[Stored data entries]
+ + + + + + +

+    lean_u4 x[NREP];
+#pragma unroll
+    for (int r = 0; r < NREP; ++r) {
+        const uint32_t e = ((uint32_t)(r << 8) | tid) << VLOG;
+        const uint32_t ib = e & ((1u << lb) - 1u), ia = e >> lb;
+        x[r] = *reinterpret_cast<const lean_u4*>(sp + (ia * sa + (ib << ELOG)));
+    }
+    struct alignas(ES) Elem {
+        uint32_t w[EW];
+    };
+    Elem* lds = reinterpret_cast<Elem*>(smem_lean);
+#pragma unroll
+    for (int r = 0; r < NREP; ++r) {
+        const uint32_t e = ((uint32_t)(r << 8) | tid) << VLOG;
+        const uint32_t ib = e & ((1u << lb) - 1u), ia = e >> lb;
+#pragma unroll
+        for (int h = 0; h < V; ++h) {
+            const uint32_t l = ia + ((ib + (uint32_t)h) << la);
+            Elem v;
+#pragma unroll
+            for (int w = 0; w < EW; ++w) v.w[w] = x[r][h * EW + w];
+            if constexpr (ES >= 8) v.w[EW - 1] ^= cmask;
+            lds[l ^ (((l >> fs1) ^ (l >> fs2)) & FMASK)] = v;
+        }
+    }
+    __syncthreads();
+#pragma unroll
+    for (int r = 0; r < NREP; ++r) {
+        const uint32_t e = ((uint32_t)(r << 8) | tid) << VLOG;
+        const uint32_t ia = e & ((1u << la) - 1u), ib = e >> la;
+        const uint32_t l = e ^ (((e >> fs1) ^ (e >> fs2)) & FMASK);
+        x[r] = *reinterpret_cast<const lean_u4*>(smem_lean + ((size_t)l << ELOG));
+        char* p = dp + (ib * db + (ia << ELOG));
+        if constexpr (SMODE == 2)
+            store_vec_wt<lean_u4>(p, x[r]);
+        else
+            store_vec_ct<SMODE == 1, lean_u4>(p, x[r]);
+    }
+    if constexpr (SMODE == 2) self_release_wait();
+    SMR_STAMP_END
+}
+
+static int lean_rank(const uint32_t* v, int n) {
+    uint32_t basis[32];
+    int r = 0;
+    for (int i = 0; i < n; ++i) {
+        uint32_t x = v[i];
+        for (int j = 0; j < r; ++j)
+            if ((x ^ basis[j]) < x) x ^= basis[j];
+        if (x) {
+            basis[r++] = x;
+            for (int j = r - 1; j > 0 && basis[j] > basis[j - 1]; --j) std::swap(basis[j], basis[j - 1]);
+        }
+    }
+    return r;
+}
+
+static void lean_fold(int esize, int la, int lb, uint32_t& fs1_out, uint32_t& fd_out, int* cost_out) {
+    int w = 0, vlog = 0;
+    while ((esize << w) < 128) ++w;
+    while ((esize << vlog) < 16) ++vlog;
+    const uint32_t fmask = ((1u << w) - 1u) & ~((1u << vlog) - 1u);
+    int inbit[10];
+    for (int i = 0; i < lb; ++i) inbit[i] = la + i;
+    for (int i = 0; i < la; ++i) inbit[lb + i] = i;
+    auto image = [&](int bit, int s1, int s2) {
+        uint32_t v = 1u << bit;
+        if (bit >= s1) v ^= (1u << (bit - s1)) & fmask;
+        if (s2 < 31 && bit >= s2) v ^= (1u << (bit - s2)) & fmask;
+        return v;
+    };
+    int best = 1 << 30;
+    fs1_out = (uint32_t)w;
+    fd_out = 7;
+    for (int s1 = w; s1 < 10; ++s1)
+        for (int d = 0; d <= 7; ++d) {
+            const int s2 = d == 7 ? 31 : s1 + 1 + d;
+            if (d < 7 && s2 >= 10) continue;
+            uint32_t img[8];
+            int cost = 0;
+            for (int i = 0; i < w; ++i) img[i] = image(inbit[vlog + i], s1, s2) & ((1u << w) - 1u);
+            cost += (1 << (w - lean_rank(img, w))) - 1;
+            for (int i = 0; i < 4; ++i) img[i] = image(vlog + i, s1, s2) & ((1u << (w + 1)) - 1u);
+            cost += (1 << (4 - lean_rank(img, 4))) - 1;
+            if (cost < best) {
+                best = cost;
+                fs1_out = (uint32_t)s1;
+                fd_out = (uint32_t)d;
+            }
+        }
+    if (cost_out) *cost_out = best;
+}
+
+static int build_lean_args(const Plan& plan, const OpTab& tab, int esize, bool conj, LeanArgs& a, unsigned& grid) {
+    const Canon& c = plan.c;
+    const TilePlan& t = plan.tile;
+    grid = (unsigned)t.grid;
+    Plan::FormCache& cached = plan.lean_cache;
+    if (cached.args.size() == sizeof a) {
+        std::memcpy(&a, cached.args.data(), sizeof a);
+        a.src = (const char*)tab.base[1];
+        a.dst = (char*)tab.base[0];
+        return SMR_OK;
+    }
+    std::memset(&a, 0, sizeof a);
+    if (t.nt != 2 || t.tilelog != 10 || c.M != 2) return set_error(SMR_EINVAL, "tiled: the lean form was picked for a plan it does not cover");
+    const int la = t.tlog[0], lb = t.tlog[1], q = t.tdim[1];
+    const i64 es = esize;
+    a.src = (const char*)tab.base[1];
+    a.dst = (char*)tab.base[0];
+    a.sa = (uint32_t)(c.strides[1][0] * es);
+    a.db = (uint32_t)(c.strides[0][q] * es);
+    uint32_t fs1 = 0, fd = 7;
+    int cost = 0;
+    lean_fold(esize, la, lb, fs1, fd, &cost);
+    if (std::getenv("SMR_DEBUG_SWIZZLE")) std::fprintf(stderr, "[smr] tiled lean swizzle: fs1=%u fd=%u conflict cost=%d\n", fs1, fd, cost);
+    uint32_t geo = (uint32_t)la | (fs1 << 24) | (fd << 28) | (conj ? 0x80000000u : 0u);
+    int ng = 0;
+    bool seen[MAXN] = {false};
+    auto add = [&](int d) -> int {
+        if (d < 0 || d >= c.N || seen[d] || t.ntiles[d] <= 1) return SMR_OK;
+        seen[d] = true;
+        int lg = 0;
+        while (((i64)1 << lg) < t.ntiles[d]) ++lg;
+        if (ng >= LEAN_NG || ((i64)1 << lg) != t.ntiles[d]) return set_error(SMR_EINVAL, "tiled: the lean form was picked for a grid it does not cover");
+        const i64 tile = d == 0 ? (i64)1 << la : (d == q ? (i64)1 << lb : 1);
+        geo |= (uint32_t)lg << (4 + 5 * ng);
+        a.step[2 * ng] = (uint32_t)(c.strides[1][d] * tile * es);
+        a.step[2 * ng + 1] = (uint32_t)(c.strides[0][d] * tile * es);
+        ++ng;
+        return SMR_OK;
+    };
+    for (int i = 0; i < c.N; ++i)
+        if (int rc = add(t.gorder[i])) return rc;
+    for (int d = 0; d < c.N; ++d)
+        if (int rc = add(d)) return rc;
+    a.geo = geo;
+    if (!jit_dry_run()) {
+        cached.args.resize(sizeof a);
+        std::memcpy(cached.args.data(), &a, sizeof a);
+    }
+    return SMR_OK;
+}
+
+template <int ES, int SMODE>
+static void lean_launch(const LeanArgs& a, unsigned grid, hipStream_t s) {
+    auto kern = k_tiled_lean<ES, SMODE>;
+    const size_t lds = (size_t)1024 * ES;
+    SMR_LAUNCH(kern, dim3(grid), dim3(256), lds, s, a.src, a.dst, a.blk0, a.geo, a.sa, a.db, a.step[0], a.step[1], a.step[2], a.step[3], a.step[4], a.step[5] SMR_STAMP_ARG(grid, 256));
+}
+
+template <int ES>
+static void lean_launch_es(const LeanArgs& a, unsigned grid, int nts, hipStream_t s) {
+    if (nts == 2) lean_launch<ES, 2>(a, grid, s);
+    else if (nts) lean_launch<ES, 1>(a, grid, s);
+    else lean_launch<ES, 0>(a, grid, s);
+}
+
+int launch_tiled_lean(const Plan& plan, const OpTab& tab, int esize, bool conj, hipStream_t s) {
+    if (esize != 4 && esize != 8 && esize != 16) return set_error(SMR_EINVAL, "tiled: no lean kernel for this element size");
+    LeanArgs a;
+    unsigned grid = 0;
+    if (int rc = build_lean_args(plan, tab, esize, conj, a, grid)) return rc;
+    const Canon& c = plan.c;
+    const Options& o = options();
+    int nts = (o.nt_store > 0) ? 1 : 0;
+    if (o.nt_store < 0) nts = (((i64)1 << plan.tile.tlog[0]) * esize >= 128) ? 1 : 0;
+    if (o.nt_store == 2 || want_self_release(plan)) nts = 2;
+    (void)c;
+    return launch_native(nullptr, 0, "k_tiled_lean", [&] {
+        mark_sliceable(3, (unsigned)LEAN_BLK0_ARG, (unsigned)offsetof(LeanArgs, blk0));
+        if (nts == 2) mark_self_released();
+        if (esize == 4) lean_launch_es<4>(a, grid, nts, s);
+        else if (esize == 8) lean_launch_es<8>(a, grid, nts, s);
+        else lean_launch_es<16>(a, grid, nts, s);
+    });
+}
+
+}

+ + + + + + +

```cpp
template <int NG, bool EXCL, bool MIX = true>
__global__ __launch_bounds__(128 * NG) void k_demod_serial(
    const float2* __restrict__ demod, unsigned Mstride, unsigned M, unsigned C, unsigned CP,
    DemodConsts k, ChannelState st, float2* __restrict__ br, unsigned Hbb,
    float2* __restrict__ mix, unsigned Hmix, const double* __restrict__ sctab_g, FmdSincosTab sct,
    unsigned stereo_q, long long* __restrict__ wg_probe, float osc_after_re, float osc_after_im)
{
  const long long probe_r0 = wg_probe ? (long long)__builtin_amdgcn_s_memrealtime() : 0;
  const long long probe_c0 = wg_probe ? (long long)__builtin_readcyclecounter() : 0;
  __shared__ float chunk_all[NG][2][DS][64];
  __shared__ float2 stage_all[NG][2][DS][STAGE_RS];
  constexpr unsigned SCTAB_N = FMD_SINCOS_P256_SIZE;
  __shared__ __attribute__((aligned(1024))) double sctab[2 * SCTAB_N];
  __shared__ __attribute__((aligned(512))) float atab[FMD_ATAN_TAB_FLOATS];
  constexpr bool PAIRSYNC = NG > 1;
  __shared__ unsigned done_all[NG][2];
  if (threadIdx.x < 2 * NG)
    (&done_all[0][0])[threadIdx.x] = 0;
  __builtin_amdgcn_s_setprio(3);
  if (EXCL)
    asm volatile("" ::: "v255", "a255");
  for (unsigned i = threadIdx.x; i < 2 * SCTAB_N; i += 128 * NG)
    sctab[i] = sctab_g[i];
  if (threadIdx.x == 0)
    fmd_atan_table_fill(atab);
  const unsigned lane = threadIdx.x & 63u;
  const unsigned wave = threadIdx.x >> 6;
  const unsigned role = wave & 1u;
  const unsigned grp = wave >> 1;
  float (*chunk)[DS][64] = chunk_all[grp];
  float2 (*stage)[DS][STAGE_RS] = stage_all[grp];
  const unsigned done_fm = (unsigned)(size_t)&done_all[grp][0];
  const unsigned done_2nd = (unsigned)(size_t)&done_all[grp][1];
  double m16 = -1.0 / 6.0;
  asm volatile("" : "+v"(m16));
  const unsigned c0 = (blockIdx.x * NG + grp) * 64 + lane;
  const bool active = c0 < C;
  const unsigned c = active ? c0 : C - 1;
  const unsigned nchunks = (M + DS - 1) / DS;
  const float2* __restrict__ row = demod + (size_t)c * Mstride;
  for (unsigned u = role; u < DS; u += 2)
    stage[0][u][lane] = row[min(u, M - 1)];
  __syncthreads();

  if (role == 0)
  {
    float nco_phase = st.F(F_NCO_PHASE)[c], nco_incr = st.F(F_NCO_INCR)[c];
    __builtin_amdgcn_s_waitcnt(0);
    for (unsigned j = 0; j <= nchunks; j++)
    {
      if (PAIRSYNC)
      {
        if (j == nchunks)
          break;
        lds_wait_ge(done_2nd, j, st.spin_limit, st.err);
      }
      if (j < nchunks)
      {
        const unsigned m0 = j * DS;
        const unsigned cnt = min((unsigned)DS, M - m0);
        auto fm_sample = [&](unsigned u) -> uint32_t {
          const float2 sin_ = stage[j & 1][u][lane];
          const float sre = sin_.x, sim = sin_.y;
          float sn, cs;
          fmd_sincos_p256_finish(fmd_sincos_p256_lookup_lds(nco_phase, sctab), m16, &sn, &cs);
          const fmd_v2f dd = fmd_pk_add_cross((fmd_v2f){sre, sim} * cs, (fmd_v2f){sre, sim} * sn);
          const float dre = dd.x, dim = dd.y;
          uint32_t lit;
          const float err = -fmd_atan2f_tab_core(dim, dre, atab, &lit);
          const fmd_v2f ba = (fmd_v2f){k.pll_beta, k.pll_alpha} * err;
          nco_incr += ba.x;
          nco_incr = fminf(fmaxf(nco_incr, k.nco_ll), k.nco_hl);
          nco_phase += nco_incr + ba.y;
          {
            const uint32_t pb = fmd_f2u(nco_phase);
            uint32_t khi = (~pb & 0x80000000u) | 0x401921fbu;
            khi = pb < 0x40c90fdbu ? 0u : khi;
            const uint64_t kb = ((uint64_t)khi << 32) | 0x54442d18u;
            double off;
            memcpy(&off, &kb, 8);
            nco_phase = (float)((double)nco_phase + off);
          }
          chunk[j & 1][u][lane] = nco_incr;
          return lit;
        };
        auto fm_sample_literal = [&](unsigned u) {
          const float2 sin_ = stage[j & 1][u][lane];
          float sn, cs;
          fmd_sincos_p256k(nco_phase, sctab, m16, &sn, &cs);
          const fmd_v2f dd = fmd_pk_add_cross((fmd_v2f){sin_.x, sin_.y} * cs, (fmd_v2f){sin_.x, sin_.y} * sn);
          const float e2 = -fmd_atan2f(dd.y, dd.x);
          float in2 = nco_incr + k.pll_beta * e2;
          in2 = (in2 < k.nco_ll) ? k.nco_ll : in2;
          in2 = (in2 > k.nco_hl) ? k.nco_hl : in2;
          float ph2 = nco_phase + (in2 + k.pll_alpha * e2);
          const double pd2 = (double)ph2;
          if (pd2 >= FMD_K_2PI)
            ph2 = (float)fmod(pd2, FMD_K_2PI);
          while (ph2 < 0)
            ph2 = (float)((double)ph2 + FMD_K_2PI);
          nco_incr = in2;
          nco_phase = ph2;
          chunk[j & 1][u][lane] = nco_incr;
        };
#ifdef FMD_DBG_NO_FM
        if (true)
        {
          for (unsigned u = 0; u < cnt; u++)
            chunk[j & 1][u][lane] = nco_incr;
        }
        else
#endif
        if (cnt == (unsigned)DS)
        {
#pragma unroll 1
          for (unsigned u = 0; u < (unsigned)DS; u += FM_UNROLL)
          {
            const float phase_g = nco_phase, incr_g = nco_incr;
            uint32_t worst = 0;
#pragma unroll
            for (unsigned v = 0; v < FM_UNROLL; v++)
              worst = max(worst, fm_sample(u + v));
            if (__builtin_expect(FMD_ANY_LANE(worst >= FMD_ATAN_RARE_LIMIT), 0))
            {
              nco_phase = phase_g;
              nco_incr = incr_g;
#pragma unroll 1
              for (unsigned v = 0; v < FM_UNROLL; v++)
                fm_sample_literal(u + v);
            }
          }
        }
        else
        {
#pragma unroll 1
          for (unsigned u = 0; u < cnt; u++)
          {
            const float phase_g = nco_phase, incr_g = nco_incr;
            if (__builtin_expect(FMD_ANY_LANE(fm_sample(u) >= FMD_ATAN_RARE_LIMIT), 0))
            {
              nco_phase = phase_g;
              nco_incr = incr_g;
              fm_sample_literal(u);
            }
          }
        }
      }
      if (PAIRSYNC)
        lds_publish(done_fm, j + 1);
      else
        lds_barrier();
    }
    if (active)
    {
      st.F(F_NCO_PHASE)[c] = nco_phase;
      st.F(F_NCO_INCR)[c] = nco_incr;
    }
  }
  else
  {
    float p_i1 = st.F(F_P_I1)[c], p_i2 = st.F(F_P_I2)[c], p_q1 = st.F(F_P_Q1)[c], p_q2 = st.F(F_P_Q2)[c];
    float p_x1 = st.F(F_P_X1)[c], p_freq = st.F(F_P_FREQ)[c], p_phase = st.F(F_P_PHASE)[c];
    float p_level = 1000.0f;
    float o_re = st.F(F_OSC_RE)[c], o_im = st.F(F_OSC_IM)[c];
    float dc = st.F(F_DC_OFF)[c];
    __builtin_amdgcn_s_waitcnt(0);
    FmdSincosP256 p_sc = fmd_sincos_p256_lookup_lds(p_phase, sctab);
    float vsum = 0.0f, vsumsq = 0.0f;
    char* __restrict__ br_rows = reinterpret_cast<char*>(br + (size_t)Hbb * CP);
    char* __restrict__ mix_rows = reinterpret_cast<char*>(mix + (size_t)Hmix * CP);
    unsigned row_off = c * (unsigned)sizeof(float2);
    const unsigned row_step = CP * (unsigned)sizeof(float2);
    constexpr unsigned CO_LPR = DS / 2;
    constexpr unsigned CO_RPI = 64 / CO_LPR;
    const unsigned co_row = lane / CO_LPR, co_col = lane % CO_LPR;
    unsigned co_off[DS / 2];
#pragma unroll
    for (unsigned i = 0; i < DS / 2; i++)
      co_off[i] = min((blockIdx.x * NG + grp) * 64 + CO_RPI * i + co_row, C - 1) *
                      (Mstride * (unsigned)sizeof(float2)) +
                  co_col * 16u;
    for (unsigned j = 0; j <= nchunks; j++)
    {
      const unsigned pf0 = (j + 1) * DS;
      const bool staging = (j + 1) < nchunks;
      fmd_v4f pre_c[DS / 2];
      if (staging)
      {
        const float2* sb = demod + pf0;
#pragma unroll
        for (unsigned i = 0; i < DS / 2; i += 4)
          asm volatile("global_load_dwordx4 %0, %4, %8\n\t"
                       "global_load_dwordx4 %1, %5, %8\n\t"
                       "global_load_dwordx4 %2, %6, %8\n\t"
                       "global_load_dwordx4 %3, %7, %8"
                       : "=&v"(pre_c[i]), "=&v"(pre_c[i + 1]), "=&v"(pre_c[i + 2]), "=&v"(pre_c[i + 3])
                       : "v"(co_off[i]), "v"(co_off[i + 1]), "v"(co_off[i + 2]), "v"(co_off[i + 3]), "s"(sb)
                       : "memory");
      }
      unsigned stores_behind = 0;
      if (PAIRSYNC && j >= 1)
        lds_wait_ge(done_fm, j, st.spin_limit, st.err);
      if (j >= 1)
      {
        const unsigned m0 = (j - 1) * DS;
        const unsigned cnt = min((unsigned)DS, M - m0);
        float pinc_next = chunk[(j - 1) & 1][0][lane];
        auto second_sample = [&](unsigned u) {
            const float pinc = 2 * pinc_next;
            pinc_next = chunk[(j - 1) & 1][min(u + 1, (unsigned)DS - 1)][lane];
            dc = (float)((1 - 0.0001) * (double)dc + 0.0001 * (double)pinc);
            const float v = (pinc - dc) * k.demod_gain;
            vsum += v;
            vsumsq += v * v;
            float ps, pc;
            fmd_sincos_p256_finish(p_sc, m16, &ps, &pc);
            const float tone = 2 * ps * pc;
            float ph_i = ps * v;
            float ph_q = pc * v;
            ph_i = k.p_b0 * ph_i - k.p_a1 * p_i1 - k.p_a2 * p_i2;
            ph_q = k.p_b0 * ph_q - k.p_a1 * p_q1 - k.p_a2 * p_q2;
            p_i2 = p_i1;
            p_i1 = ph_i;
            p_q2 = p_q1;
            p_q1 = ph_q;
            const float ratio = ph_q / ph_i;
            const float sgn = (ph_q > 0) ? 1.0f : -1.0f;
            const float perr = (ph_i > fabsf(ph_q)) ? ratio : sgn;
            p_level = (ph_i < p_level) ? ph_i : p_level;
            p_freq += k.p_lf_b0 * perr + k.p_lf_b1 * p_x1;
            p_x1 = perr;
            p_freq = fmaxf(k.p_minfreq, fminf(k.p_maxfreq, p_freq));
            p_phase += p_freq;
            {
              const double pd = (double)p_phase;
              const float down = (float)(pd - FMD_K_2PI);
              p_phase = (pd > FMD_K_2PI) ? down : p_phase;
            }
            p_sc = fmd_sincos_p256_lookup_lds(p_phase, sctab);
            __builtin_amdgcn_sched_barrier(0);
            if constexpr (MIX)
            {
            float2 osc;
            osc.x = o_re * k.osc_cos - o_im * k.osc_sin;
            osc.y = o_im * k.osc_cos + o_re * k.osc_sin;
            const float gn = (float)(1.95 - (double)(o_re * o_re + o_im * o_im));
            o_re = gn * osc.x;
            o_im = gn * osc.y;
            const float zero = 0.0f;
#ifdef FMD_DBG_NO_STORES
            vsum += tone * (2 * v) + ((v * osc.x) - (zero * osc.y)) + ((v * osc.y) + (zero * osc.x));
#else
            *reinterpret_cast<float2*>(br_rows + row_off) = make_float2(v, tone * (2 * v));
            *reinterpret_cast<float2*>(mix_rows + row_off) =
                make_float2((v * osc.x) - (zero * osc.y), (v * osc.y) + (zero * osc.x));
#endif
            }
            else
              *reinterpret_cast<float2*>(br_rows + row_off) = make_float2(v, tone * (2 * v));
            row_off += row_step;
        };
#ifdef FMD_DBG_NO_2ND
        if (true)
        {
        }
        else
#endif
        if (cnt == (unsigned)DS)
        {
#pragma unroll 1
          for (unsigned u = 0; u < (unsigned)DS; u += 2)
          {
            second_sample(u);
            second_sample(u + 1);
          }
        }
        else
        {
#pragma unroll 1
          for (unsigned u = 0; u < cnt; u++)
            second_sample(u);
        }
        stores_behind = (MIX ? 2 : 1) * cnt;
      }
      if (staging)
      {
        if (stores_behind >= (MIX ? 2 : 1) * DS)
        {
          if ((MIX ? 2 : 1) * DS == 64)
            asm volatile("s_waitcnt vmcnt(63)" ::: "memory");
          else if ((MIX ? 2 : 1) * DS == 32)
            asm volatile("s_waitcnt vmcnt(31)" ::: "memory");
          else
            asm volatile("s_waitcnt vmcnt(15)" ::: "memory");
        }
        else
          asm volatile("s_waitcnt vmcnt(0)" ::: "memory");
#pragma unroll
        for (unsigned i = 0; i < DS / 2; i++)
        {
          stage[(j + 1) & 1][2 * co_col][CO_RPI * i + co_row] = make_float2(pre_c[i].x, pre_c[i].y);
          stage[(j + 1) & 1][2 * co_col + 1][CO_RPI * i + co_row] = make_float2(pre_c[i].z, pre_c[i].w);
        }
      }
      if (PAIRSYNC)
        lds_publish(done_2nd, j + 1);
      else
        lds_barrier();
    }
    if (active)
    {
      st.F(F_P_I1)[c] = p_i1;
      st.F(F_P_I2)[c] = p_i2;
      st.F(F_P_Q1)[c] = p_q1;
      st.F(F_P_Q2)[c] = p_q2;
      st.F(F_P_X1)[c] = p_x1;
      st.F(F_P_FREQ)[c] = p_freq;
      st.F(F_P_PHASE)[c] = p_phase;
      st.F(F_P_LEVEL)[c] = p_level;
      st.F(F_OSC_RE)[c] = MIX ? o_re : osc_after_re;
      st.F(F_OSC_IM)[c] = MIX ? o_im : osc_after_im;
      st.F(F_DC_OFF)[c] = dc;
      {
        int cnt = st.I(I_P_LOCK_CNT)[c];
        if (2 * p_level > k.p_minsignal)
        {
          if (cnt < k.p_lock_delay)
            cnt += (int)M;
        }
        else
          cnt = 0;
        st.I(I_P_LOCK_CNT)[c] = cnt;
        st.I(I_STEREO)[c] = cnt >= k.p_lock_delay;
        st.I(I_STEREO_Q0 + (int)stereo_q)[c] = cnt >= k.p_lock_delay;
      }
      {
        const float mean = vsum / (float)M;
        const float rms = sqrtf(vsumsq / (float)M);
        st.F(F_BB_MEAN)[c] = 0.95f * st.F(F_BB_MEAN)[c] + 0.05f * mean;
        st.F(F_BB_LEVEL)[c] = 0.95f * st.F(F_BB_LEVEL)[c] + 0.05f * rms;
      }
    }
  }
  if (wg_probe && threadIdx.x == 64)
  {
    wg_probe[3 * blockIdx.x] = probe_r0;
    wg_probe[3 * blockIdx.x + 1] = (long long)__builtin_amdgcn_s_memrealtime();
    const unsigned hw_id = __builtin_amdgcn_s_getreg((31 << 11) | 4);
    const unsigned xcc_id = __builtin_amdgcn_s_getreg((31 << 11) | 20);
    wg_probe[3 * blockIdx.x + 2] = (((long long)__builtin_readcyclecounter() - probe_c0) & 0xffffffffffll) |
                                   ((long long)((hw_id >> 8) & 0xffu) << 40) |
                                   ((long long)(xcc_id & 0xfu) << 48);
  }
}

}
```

+ + + + + + +

HOW TO COMPLETE THIS TASK:
Wherever "nchunks" occurs in the records above, copy the line it sits in.

REPLY TO THE TASK:
  const unsigned nchunks = (M + DS - 1) / DS;
    for (unsigned j = 0; j <= nchunks; j++)
        if (j == nchunks)
      if (j < nchunks)
    for (unsigned j = 0; j <= nchunks; j++)
      const bool staging = (j + 1) < nchunks;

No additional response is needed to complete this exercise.